◆ **Records for this task**
diff --git a/pyscf_isdf_amd/backend.py b/pyscf_isdf_amd/backend.py
--- a/pyscf_isdf_amd/backend.py
+++ b/pyscf_isdf_amd/backend.py
@@ -323,15 +323,24 @@
         return bool(sq.value)
 
     def pair_rows_frontier(self, aoP_new, ao, ng, squared, Dinv, blk_off, B, have):
+        self.handle.call('isdf_pair_rows_frontier', *self._frontier_args(aoP_new, ao, ng, squared, Dinv, blk_off, B, have))
+
+    def pair_rows_frontier_probe(self, aoP_new, ao, ng, squared, Dinv, blk_off, B, have, E, F, accumulate=False):
+        blk_off = np.ascontiguousarray(blk_off, dtype=np.int32)
+        assert E.stride(1) == 1 and F.stride(1) == 1 and E.shape[0] == F.shape[0] and E.shape[1] == blk_off[-1] and F.shape[1] >= ng
+        self.handle.call('isdf_pair_rows_frontier_probe', *self._frontier_args(aoP_new, ao, ng, squared, Dinv, blk_off, B, have),
+                         self._p(E), E.shape[0], E.stride(0), self._p(F), F.stride(0), int(bool(accumulate)))
+
+    def _frontier_args(self, aoP_new, ao, ng, squared, Dinv, blk_off, B, have):
         self._stream()
         blk_off = np.ascontiguousarray(blk_off, dtype=np.int32)
         nnew = aoP_new.shape[0]
         assert aoP_new.stride(1) == 1 and aoP_new.stride(0) == aoP_new.shape[1] and B.stride(1) == 1
         assert have + nnew <= B.shape[0] and blk_off[0] == 0 and blk_off[-1] <= have + nnew and B.shape[1] >= ng
         assert len(blk_off) == 1 or (Dinv.shape[0] >= blk_off[-1] and Dinv.shape[1] >= blk_off[-1])
-        self.handle.call('isdf_pair_rows_frontier', self._p(aoP_new) if nnew else None, nnew, aoP_new.shape[1], self._p(ao), int(ng),
-                         ao.stride(0), int(bool(squared)), self._p(Dinv) if len(blk_off) > 1 else None, Dinv.stride(0) if len(blk_off) > 1 else 0,
-                         len(blk_off) - 1, _np_ptr(blk_off), self._p(B), B.stride(0), int(have))
+        return (self._p(aoP_new) if nnew else None, nnew, aoP_new.shape[1], self._p(ao), int(ng),
+                ao.stride(0), int(bool(squared)), self._p(Dinv) if len(blk_off) > 1 else None, Dinv.stride(0) if len(blk_off) > 1 else 0,
+                len(blk_off) - 1, _np_ptr(blk_off), self._p(B), B.stride(0), int(have))
 
     def shift_diag(self, A, shift_rel):
         self._stream()
@@ -415,12 +424,30 @@
         self.handle.call('isdf_coulG_half', _np_ptr(mesh), _np_ptr(a), self._p(out))
         return self.to_host(out).reshape(int(mesh[0]), int(mesh[1]), int(mesh[2]) // 2 + 1)
 
-    def spectral_rows(self, rows, mesh, idx, scale, out, batch=512):
+    def spectral_rows(self, rows, mesh, idx, scale, out, batch=512, mask=None):
         self._stream()
         mesh = np.ascontiguousarray(mesh, dtype=np.int32)
         assert rows.is_contiguous() and out.stride(1) == 1 and idx.dtype == torch.int32 and out.stride(0) % 2 == 0
+        if mask is not None:
+            assert mask.dtype == torch.int32 and mask.is_contiguous() and mask.numel() == self.spectral_mask_words(mesh)
+            self.handle.call('isdf_spectral_rows_masked', self._p(rows), rows.shape[0], rows.stride(0), _np_ptr(mesh), self._p(idx),
+                             self._p(scale), int(idx.numel()), int(batch), self._p(out), out.stride(0), self._p(mask))
+            return
         self.handle.call('isdf_spectral_rows', self._p(rows), rows.shape[0], rows.stride(0), _np_ptr(mesh), self._p(idx),
                          self._p(scale), int(idx.numel()), int(batch), self._p(out), out.stride(0))
+
+    @staticmethod
+    def spectral_mask_words(mesh):
+        n0, n1, n2 = (int(x) for x in mesh)
+        return -(-(n1 * (n2 // 2 + 1)) // 16) * (-(-n0 // 32))
+
+    def spectral_mask(self, idx, mesh):
+        self._stream()
+        mesh = np.ascontiguousarray(mesh, dtype=np.int32)
+        assert idx.dtype == torch.int32 and idx.is_contiguous()
+        mask = torch.empty(self.spectral_mask_words(mesh), dtype=torch.int32, device=idx.device)
+        self.handle.call('isdf_spectral_mask', self._p(idx), int(idx.numel()), _np_ptr(mesh), self._p(mask))
+        return mask
 
     def symmetrize_upper(self, W):
         self._stream()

◆ **What you are asked to do**
Output the data exactly, in full.

◆ **Answer section**
diff --git a/pyscf_isdf_amd/backend.py b/pyscf_isdf_amd/backend.py
--- a/pyscf_isdf_amd/backend.py
+++ b/pyscf_isdf_amd/backend.py
@@ -323,15 +323,24 @@
         return bool(sq.value)
 
     def pair_rows_frontier(self, aoP_new, ao, ng, squared, Dinv, blk_off, B, have):
+        self.handle.call('isdf_pair_rows_frontier', *self._frontier_args(aoP_new, ao, ng, squared, Dinv, blk_off, B, have))
+
+    def pair_rows_frontier_probe(self, aoP_new, ao, ng, squared, Dinv, blk_off, B, have, E, F, accumulate=False):
+        blk_off = np.ascontiguousarray(blk_off, dtype=np.int32)
+        assert E.stride(1) == 1 and F.stride(1) == 1 and E.shape[0] == F.shape[0] and E.shape[1] == blk_off[-1] and F.shape[1] >= ng
+        self.handle.call('isdf_pair_rows_frontier_probe', *self._frontier_args(aoP_new, ao, ng, squared, Dinv, blk_off, B, have),
+                         self._p(E), E.shape[0], E.stride(0), self._p(F), F.stride(0), int(bool(accumulate)))
+
+    def _frontier_args(self, aoP_new, ao, ng, squared, Dinv, blk_off, B, have):
         self._stream()
         blk_off = np.ascontiguousarray(blk_off, dtype=np.int32)
         nnew = aoP_new.shape[0]
         assert aoP_new.stride(1) == 1 and aoP_new.stride(0) == aoP_new.shape[1] and B.stride(1) == 1
         assert have + nnew <= B.shape[0] and blk_off[0] == 0 and blk_off[-1] <= have + nnew and B.shape[1] >= ng
         assert len(blk_off) == 1 or (Dinv.shape[0] >= blk_off[-1] and Dinv.shape[1] >= blk_off[-1])
-        self.handle.call('isdf_pair_rows_frontier', self._p(aoP_new) if nnew else None, nnew, aoP_new.shape[1], self._p(ao), int(ng),
-                         ao.stride(0), int(bool(squared)), self._p(Dinv) if len(blk_off) > 1 else None, Dinv.stride(0) if len(blk_off) > 1 else 0,
-                         len(blk_off) - 1, _np_ptr(blk_off), self._p(B), B.stride(0), int(have))
+        return (self._p(aoP_new) if nnew else None, nnew, aoP_new.shape[1], self._p(ao), int(ng),
+                ao.stride(0), int(bool(squared)), self._p(Dinv) if len(blk_off) > 1 else None, Dinv.stride(0) if len(blk_off) > 1 else 0,
+                len(blk_off) - 1, _np_ptr(blk_off), self._p(B), B.stride(0), int(have))
 
     def shift_diag(self, A, shift_rel):
         self._stream()
@@ -415,12 +424,30 @@
         self.handle.call('isdf_coulG_half', _np_ptr(mesh), _np_ptr(a), self._p(out))
         return self.to_host(out).reshape(int(mesh[0]), int(mesh[1]), int(mesh[2]) // 2 + 1)
 
-    def spectral_rows(self, rows, mesh, idx, scale, out, batch=512):
+    def spectral_rows(self, rows, mesh, idx, scale, out, batch=512, mask=None):
         self._stream()
         mesh = np.ascontiguousarray(mesh, dtype=np.int32)
         assert rows.is_contiguous() and out.stride(1) == 1 and idx.dtype == torch.int32 and out.stride(0) % 2 == 0
+        if mask is not None:
+            assert mask.dtype == torch.int32 and mask.is_contiguous() and mask.numel() == self.spectral_mask_words(mesh)
+            self.handle.call('isdf_spectral_rows_masked', self._p(rows), rows.shape[0], rows.stride(0), _np_ptr(mesh), self._p(idx),
+                             self._p(scale), int(idx.numel()), int(batch), self._p(out), out.stride(0), self._p(mask))
+            return
         self.handle.call('isdf_spectral_rows', self._p(rows), rows.shape[0], rows.stride(0), _np_ptr(mesh), self._p(idx),
                          self._p(scale), int(idx.numel()), int(batch), self._p(out), out.stride(0))
+
+    @staticmethod
+    def spectral_mask_words(mesh):
+        n0, n1, n2 = (int(x) for x in mesh)
+        return -(-(n1 * (n2 // 2 + 1)) // 16) * (-(-n0 // 32))
+
+    def spectral_mask(self, idx, mesh):
+        self._stream()
+        mesh = np.ascontiguousarray(mesh, dtype=np.int32)
+        assert idx.dtype == torch.int32 and idx.is_contiguous()
+        mask = torch.empty(self.spectral_mask_words(mesh), dtype=torch.int32, device=idx.device)
+        self.handle.call('isdf_spectral_mask', self._p(idx), int(idx.numel()), _np_ptr(mesh), self._p(mask))
+        return mask
 
     def symmetrize_upper(self, W):
         self._stream()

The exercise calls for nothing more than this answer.